Мы родились в эпоху ограниченных, не тотальных опасностей, когда настоящее надеялось на будущее, когда была уверенность, что дети и внуки будут жить в гораздо лучших условиях, чем отцы и деды. А завершаем нашу жизнь совсем в другую эпоху — в эпоху планетарных, тотальных опасностей, когда настоящее уже не надеется на будущее, наоборот, будущее надеется на настоящее. Уже нет никаких сомнений, что дальше будет только сложнее, только труднее, только опаснее.
Однако революции происходят не потому, что к ним кто-то призывает. Они происходят тогда, когда существующая власть, во-первых, не способна предвидеть драматические последствия своих действий, своей политики, во-вторых, когда она не способна быстро спохватиться, до конца признать, осознать, осудить свои преступные ошибки и, в-третьих, когда она не способна решительно, необратимо изменить свою политику, сделать все для исправления зашедшей в тупик ситуации. Если эти три условия не будут приняты во внимание, не будут выполнены, отсутствие революционных призывов не поможет.
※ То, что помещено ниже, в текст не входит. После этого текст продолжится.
# ChalmersPhotonicsLab/QAMpy

Hardware: AMD Instinct MI355X
Metric: equalised MSym/s (2-pol, 2 SPS) (higher is better)
Workload: dtype f32

## Files before the change

### qampy_amd/csrc/api.hip

```cpp
#include "common.h"
#include <stdlib.h>
#include <atomic>
#include <mutex>
#include <vector>
#include <unordered_map>
#include <string.h>

namespace qh {

thread_local hipStream_t g_stream = nullptr;
static thread_local hipStream_t g_streams[4] = {nullptr, nullptr, nullptr, nullptr};
int g_device = -1;
static thread_local std::string g_err;
static std::mutex g_mu;

void set_error(const std::string &s) { g_err = s; }

int hip_fail(hipError_t e, const char *what, const char *file, int line)
{
    g_err = std::string(hipGetErrorString(e)) + " in " + what + " (" + file + ":" + std::to_string(line) + ")";
    (void)hipGetLastError();
    return QH_ERR_HIP;
}

// ... 63 lines not shown
        QH_HIP(hipStreamCreateWithPriority(&g_streams[i], hipStreamNonBlocking, i == 2 ? prio_least : prio_greatest));
    }
    g_stream = g_streams[0];
    g_device = device;
    return QH_OK;
}

hipStream_t side_stream() { return g_stream == g_streams[0] ? g_streams[1] : g_streams[0]; }
hipStream_t helper_stream() { return g_streams[3]; }

int ensure_init()
{
    if (g_stream) return QH_OK;
    return init_device(g_device >= 0 ? g_device : 0);
}

thread_local void *g_scratch[SCRATCH_SLOTS] = {nullptr};
thread_local size_t g_scratch_n[SCRATCH_SLOTS] = {0};
thread_local unsigned g_scratch_epoch = 0;
static std::atomic<int> g_form[FORM_COUNT];
struct FormName { const char *key, *env; };
static const FormName FORM_NAMES[FORM_COUNT] = {
    {"trainer", "QAMPY_HIP_TRAINER"}, {"pit_form", "QAMPY_HIP_PIT_FORM"}, {"seg_lanes", "QAMPY_HIP_SEG_LANES"}, {"pit_probe", "QAMPY_HIP_PIT_PROBE"},
    {"bps", "QAMPY_HIP_BPS"}, {"pit_tail", "QAMPY_HIP_PIT_TAIL"}};
static int form_parse(int k, const char *v, int *out)
{
    if (!v || !v[0]) { *out = 0; return 0; }
    switch (k) {
    case FORM_TRAINER: *out = v[0] == 'd' ? 1 : (v[0] == 'l' ? 2 : (v[0] == 'i' ? 3 : (v[0] == 'a' || v[0] == '0' ? 0 : -1))); break;
    case FORM_PIT: *out = v[0] == 's' ? 1 : (v[0] == 'b' ? 2 : (v[0] == 'a' || v[0] == '0' ? 0 : -1)); break;
    case FORM_SEG_LANES: { const int n = atoi(v); *out = (n == 8 || n == 16 || n == 0) ? n : -1; break; }
    case FORM_BPS: *out = v[0] == 't' ? 1 : (v[0] == 'l' ? 2 : (v[0] == 'a' || v[0] == '0' ? 0 : -1)); break;
    case FORM_PIT_TAIL: *out = v[0] == 's' ? 1 : (v[0] == 'a' || v[0] == '0' ? 0 : -1); break;
    default: *out = atoi(v) != 0 ? 1 : 0; break;
    }
    return *out < 0 ? -1 : 0;
}
static const int g_form_env_read = [] {
    for (int k = 0; k < FORM_COUNT; k++) {
        int v = 0;
        if (form_parse(k, getenv(FORM_NAMES[k].env), &v) == 0) g_form[k].store(v);
    }
    return 0;
}();
int form(FormKey k) { return g_form[k].load(std::memory_order_relaxed); }
const char *trainer_force()
{
    switch (form(FORM_TRAINER)) {
    case 1: return "direct";
    case 2: return "lookahead";
    case 3: return "iterative";
    default: return "";
    }
}
static constexpr int POOL_CLASSES = 48, POOL_KEEP = 8;
static constexpr size_t POOL_BYTES = (size_t)24 << 30;
// ... 370 lines not shown
```
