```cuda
__device__ __forceinline__ bool mbar_try_wait_cta(uint64_t* bar, uint32_t parity) {
  uint32_t ok;
  asm volatile(
      "{\n\t.reg .pred p;\n\t"
      "mbarrier.try_wait.parity.acquire.cta.shared::cta.b64 p, [%1], %2;\n\t"
      "selp.b32 %0, 1, 0, p;\n\t}"
      : "=r"(ok)
      : "r"(smem_u32(bar)), "r"(parity)
      : "memory");
  return ok != 0;
}
template <bool SLEEP>
__device__ __forceinline__ void mbar_wait_cta(uint64_t* bar, uint32_t parity) {
  uint32_t spins = 0;
  while (!mbar_try_wait_cta(bar, parity)) {
    if (SLEEP) __nanosleep(64);
    if (++spins > (SLEEP ? (1u << 24) : (1u << 27))) asm volatile("trap;");
  }
}
__device__ __forceinline__ void mbar_wait_cta_warp(uint32_t bar, uint32_t parity) {
  asm volatile(
      "{\n\t.reg .pred p;\n\t.reg .b32 n;\n\t"
      "mov.b32 n, 0;\n"
      "WAIT:\n\t"
      "mbarrier.try_wait.parity.acquire.cta.shared::cta.b64 p, [%0], %1;\n\t"
      "vote.sync.all.pred p, p, 0xffffffff;\n\t"
      "@p bra.uni DONE;\n\t"
      "add.u32 n, n, 1;\n\t"
      "setp.gt.u32 p, n, 134217728;\n\t"
      "@p trap;\n\t"
      "bra.uni WAIT;\n"
      "DONE:\n\t}"
      ::"r"(bar), "r"(parity)
      : "memory");
}
__device__ __forceinline__ void mbar_arrive_elect_if(uint32_t bar, uint32_t pred) {
  asm volatile(
      "{\n\t.reg .pred e, p;\n\t"
      "elect.sync _|e, 0xffffffff;\n\t"
      "setp.ne.and.b32 p, %1, 0, e;\n\t"
      "@p mbarrier.arrive.shared::cta.b64 _, [%0];\n\t}"
      ::"r"(bar), "r"(pred)
      : "memory");
}
__device__ __forceinline__ void mbar_arrive_remote_elect_if(uint32_t bar, uint32_t rank, uint32_t pred) {
  asm volatile(
      "{\n\t.reg .pred e, p;\n\t.reg .b32 r;\n\t"
      "elect.sync _|e, 0xffffffff;\n\t"
      "setp.ne.and.b32 p, %2, 0, e;\n\t"
      "@p mapa.shared::cluster.u32 r, %0, %1;\n\t"
      "@p mbarrier.arrive.shared::cluster.b64 _, [r];\n\t}"
      ::"r"(bar), "r"(rank), "r"(pred)
      : "memory");
}
__device__ __forceinline__ void fence_proxy_async_smem() { asm volatile("fence.proxy.async.shared::cta;" ::: "memory"); }
__device__ __forceinline__ void mbar_arrive_remote(uint64_t* bar, uint32_t rank) {
  asm volatile("mbarrier.arrive.shared::cluster.b64 _, [%0];" ::"r"(mapa(smem_u32(bar), rank)) : "memory");
}
__device__ __forceinline__ void mbar_arrive_expect_tx_remote(uint64_t* bar, uint32_t rank, uint32_t bytes) {
  asm volatile("mbarrier.arrive.expect_tx.shared::cluster.b64 _, [%0], %1;" ::"r"(mapa(smem_u32(bar), rank)), "r"(bytes)
               : "memory");
}
__device__ __forceinline__ void bulk_s2s_remote(const void* src, uint32_t bytes, uint64_t* bar, uint32_t rank) {
  const uint32_t s = smem_u32(src);
  asm volatile("cp.async.bulk.shared::cluster.shared::cta.mbarrier::complete_tx::bytes [%0], [%1], %2, [%3];" ::"r"(
                   mapa(s, rank)),
               "r"(s), "r"(bytes), "r"(mapa(smem_u32(bar), rank))
               : "memory");
}
__device__ __forceinline__ void st_remote_f32(float* p, uint32_t rank, float v) {
  asm volatile("st.shared::cluster.f32 [%0], %1;" ::"r"(mapa(smem_u32(p), rank)), "f"(v) : "memory");
}
__device__ __forceinline__ void named_sync(uint32_t id, uint32_t count) {
  asm volatile("bar.sync %0, %1;" ::"r"(id), "r"(count) : "memory");
}

__device__ __forceinline__ void bulk_g2s(void* dst, const void* src, uint32_t bytes, uint64_t* bar) {
  asm volatile("cp.async.bulk.shared::cluster.global.mbarrier::complete_tx::bytes [%0], [%1], %2, [%3];" ::"r"(
                   smem_u32(dst)),
               "l"(src), "r"(bytes), "r"(smem_u32(bar))
               : "memory");
}
__device__ __forceinline__ void bulk_g2s_mc(void* dst, const void* src, uint32_t bytes, uint64_t* bar, uint16_t mask) {
  asm volatile(
      "cp.async.bulk.shared::cluster.global.mbarrier::complete_tx::bytes.multicast::cluster [%0], [%1], %2, [%3], %4;" ::"r"(
          smem_u32(dst)),
      "l"(src), "r"(bytes), "r"(smem_u32(bar)), "h"(mask)
      : "memory");
}
__device__ __forceinline__ void tma_load_2d(void* dst, const void* tmap, int c0, int c1, uint64_t* bar) {
  asm volatile(
      "cp.async.bulk.tensor.2d.shared::cluster.global.mbarrier::complete_tx::bytes [%0], [%1, {%2, %3}], [%4];" ::"r"(
          smem_u32(dst)),
      "l"(tmap), "r"(c0), "r"(c1), "r"(smem_u32(bar))
      : "memory");
}
__device__ __forceinline__ void fence_proxy_async() { asm volatile("fence.proxy.async;" ::: "memory"); }

__device__ __forceinline__ void mbar_arrive(uint64_t* bar) {
  asm volatile("mbarrier.arrive.shared::cta.b64 _, [%0];" ::"r"(smem_u32(bar)) : "memory");
}
__host__ __device__ __forceinline__ int swz128_off(int row, int k) {
  return (row >> 3) * 1024 + (row & 7) * 128 + ((((k >> 3) ^ (row & 7)) & 7) << 4) + (k & 7) * 2;
}
__host__ __device__ __forceinline__ int swz64_off(int row, int k) {
  return (row >> 3) * 512 + (row & 7) * 64 + ((((k >> 3) ^ ((row >> 1) & 3)) & 3) << 4) + (k & 7) * 2;
}

__device__ __forceinline__ float fast_sigmoid(float x) { return __fdividef(1.0f, 1.0f + __expf(-x)); }
__device__ __forceinline__ float fast_tanh(float x) { return 1.0f - __fdividef(2.0f, 1.0f + __expf(2.0f * x)); }

}
}
```

### fullsubnet_b200/csrc/fsn_wgmma.cuh

```cuda
#pragma once
#include <stdint.h>

namespace fsn {
namespace wg {

__device__ __forceinline__ void fence() { asm volatile("wgmma.fence.sync.aligned;" ::: "memory"); }
__device__ __forceinline__ void commit() { asm volatile("wgmma.commit_group.sync.aligned;" ::: "memory"); }
template <int N>
__device__ __forceinline__ void wait() { asm volatile("wgmma.wait_group.sync.aligned %0;" ::"n"(N) : "memory"); }
template <int R>
__device__ __forceinline__ void fence_operand(float (&d)[R]) {
#pragma unroll
  for (int i = 0; i < R; ++i) asm volatile("" : "+f"(d[i])::"memory");
}

__device__ __forceinline__ uint64_t desc_sw128(uint32_t saddr) {
  return (uint64_t)((saddr >> 4) & 0x3FFF) | (1ull << 16) | (64ull << 32) | (1ull << 62);
}
__device__ __forceinline__ uint64_t desc_sw64(uint32_t saddr) {
  return (uint64_t)((saddr >> 4) & 0x3FFF) | (1ull << 16) | (32ull << 32) | (2ull << 62);
}

__device__ __forceinline__ void mma_f16_n16(float (&d)[8], uint64_t a, uint64_t b, uint32_t scale_d) {
  asm volatile(
      "{\n\t.reg .pred p;\n\tsetp.ne.b32 p, %10, 0;\n\t"
      "wgmma.mma_async.sync.aligned.m64n16k16.f32.f16.f16 {%0,%1,%2,%3,%4,%5,%6,%7}, %8, %9, p, 1, 1, 0, 0;\n\t}"
      : "+f"(d[0]), "+f"(d[1]), "+f"(d[2]), "+f"(d[3]), "+f"(d[4]), "+f"(d[5]), "+f"(d[6]), "+f"(d[7])
      : "l"(a), "l"(b), "r"(scale_d)
      : "memory");
}

__device__ __forceinline__ void mma_f16_n32(float (&d)[16], uint64_t a, uint64_t b, uint32_t scale_d) {
  asm volatile(
      "{\n\t.reg .pred p;\n\tsetp.ne.b32 p, %18, 0;\n\t"
      "wgmma.mma_async.sync.aligned.m64n32k16.f32.f16.f16 {%0,%1,%2,%3,%4,%5,%6,%7,%8,%9,%10,%11,%12,%13,%14,%15}, %16, %17, p, 1, 1, 0, 0;\n\t}"
      : "+f"(d[0]), "+f"(d[1]), "+f"(d[2]), "+f"(d[3]), "+f"(d[4]), "+f"(d[5]), "+f"(d[6]), "+f"(d[7]), "+f"(d[8]), "+f"(d[9]), "+f"(d[10]), "+f"(d[11]), "+f"(d[12]), "+f"(d[13]), "+f"(d[14]), "+f"(d[15])
      : "l"(a), "l"(b), "r"(scale_d)
      : "memory");
}

constexpr uint32_t DESC_SW128_HI = 64u | (1u << 30), DESC_SW64_HI = 32u | (2u << 30);
__device__ __forceinline__ uint32_t desc_lo(uint32_t saddr) { return ((saddr >> 4) & 0x3FFF) | (1u << 16); }

__device__ __forceinline__ void mma_f16_n32_w(float (&d)[16], uint32_t a_lo, uint32_t a_off, uint32_t a_hi,
                                              uint32_t b_lo, uint32_t b_off, uint32_t b_hi) {
  asm volatile(
      "{\n\t.reg .b32 al, bl;\n\t.reg .b64 a, b;\n\t"
      "add.u32 al, %16, %17;\n\tadd.u32 bl, %19, %20;\n\t"
      "mov.b64 a, {al, %18};\n\tmov.b64 b, {bl, %21};\n\t"
      "wgmma.mma_async.sync.aligned.m64n32k16.f32.f16.f16 {%0,%1,%2,%3,%4,%5,%6,%7,%8,%9,%10,%11,%12,%13,%14,%15}, a, b, 1, 1, 1, 0, 0;\n\t}"
      : "+f"(d[0]), "+f"(d[1]), "+f"(d[2]), "+f"(d[3]), "+f"(d[4]), "+f"(d[5]), "+f"(d[6]), "+f"(d[7]), "+f"(d[8]), "+f"(d[9]), "+f"(d[10]), "+f"(d[11]), "+f"(d[12]), "+f"(d[13]), "+f"(d[14]), "+f"(d[15])
      : "r"(a_lo), "r"(a_off), "r"(a_hi), "r"(b_lo), "r"(b_off), "r"(b_hi)
      : "memory");
}

__device__ __forceinline__ void mma_f16_n64(float (&d)[32], uint64_t a, uint64_t b, uint32_t scale_d) {
  asm volatile(
      "{\n\t.reg .pred p;\n\tsetp.ne.b32 p, %34, 0;\n\t"
      "wgmma.mma_async.sync.aligned.m64n64k16.f32.f16.f16 {%0,%1,%2,%3,%4,%5,%6,%7,%8,%9,%10,%11,%12,%13,%14,%15,%16,%17,%18,%19,%20,%21,%22,%23,%24,%25,%26,%27,%28,%29,%30,%31}, %32, %33, p, 1, 1, 0, 0;\n\t}"
      : "+f"(d[0]), "+f"(d[1]), "+f"(d[2]), "+f"(d[3]), "+f"(d[4]), "+f"(d[5]), "+f"(d[6]), "+f"(d[7]), "+f"(d[8]), "+f"(d[9]), "+f"(d[10]), "+f"(d[11]), "+f"(d[12]), "+f"(d[13]), "+f"(d[14]), "+f"(d[15]), "+f"(d[16]), "+f"(d[17]), "+f"(d[18]), "+f"(d[19]), "+f"(d[20]), "+f"(d[21]), "+f"(d[22]), "+f"(d[23]), "+f"(d[24]), "+f"(d[25]), "+f"(d[26]), "+f"(d[27]), "+f"(d[28]), "+f"(d[29]), "+f"(d[30]), "+f"(d[31])
      : "l"(a), "l"(b), "r"(scale_d)
      : "memory");
}

__device__ __forceinline__ void mma_f16_n128(float (&d)[64], uint64_t a, uint64_t b, uint32_t scale_d) {
  asm volatile(
      "{\n\t.reg .pred p;\n\tsetp.ne.b32 p, %66, 0;\n\t"
      "wgmma.mma_async.sync.aligned.m64n128k16.f32.f16.f16 {%0,%1,%2,%3,%4,%5,%6,%7,%8,%9,%10,%11,%12,%13,%14,%15,%16,%17,%18,%19,%20,%21,%22,%23,%24,%25,%26,%27,%28,%29,%30,%31,%32,%33,%34,%35,%36,%37,%38,%39,%40,%41,%42,%43,%44,%45,%46,%47,%48,%49,%50,%51,%52,%53,%54,%55,%56,%57,%58,%59,%60,%61,%62,%63}, %64, %65, p, 1, 1, 0, 0;\n\t}"
      : "+f"(d[0]), "+f"(d[1]), "+f"(d[2]), "+f"(d[3]), "+f"(d[4]), "+f"(d[5]), "+f"(d[6]), "+f"(d[7]), "+f"(d[8]), "+f"(d[9]), "+f"(d[10]), "+f"(d[11]), "+f"(d[12]), "+f"(d[13]), "+f"(d[14]), "+f"(d[15]), "+f"(d[16]), "+f"(d[17]), "+f"(d[18]), "+f"(d[19]), "+f"(d[20]), "+f"(d[21]), "+f"(d[22]), "+f"(d[23]), "+f"(d[24]), "+f"(d[25]), "+f"(d[26]), "+f"(d[27]), "+f"(d[28]), "+f"(d[29]), "+f"(d[30]), "+f"(d[31]), "+f"(d[32]), "+f"(d[33]), "+f"(d[34]), "+f"(d[35]), "+f"(d[36]), "+f"(d[37]), "+f"(d[38]), "+f"(d[39]), "+f"(d[40]), "+f"(d[41]), "+f"(d[42]), "+f"(d[43]), "+f"(d[44]), "+f"(d[45]), "+f"(d[46]), "+f"(d[47]), "+f"(d[48]), "+f"(d[49]), "+f"(d[50]), "+f"(d[51]), "+f"(d[52]), "+f"(d[53]), "+f"(d[54]), "+f"(d[55]), "+f"(d[56]), "+f"(d[57]), "+f"(d[58]), "+f"(d[59]), "+f"(d[60]), "+f"(d[61]), "+f"(d[62]), "+f"(d[63])
      : "l"(a), "l"(b), "r"(scale_d)
      : "memory");
}
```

В каждом обществе исторически складывается некая средняя норма ценности человеческой жизни, которая впитывается душой, по-видимому, прежде всего в детстве. У нас эта норма, укорененная в душах людей чаще всего бессознательно, далека от требований гуманизма. Это и предопределяет проявления такого рода явлений, как терпимость к высокому уровню преступности, приоритет чувства державности перед ощущением человечности, унижение человеческого достоинства пленных, заключенных, инакомыслящих. Это, я думаю, главная фундаментальная проблема России — как укоренить в нашем обществе благоговение перед человеческой жизнью.
Способность изъясняться дана нам Всевышним для того, чтобы не воевать, не убивать, а договариваться.
Если что-то тянется долго —
даже если это война,
даже если это рабство —
невозможно не привыкнуть.
Люди созданы Богом — привыкающими,
правители этим пользуются,
они заставляют нас привыкать
к чему привыкать нельзя,
а не привыкать невозможно,
они превратили ужас в привычку:
и для тех, кто его творит,
и для тех, кто его терпит.
О чем говорит его театр,
если выразить это
в трех коротких предложениях?
Первое: страшнее смерти — не родиться.
Второе: история отвратительна, а жизнь прекрасна.
Третье: не бывает настолько плохо,
чтоб не могло быть еще хуже.
Скорпион — это самоедство
во имя совершенства,
слава богу, он еще не всего себя скушал.
Он владеет подлинно русским воображением —
знает, что счастье в России
придумывают, а не строят,
русское воображение,
как, может быть, нигде в мире,
воспринимается не как фантазия,
а как то, что есть:
с воображаемым считаются как с реальностью,
а иначе вообще не с чем было бы считаться.
В двух шагах от обид,
которых забыть не могу,
стараюсь пройти, не задев.
Чтобы полностью положиться на Бога, требуется большое мужество.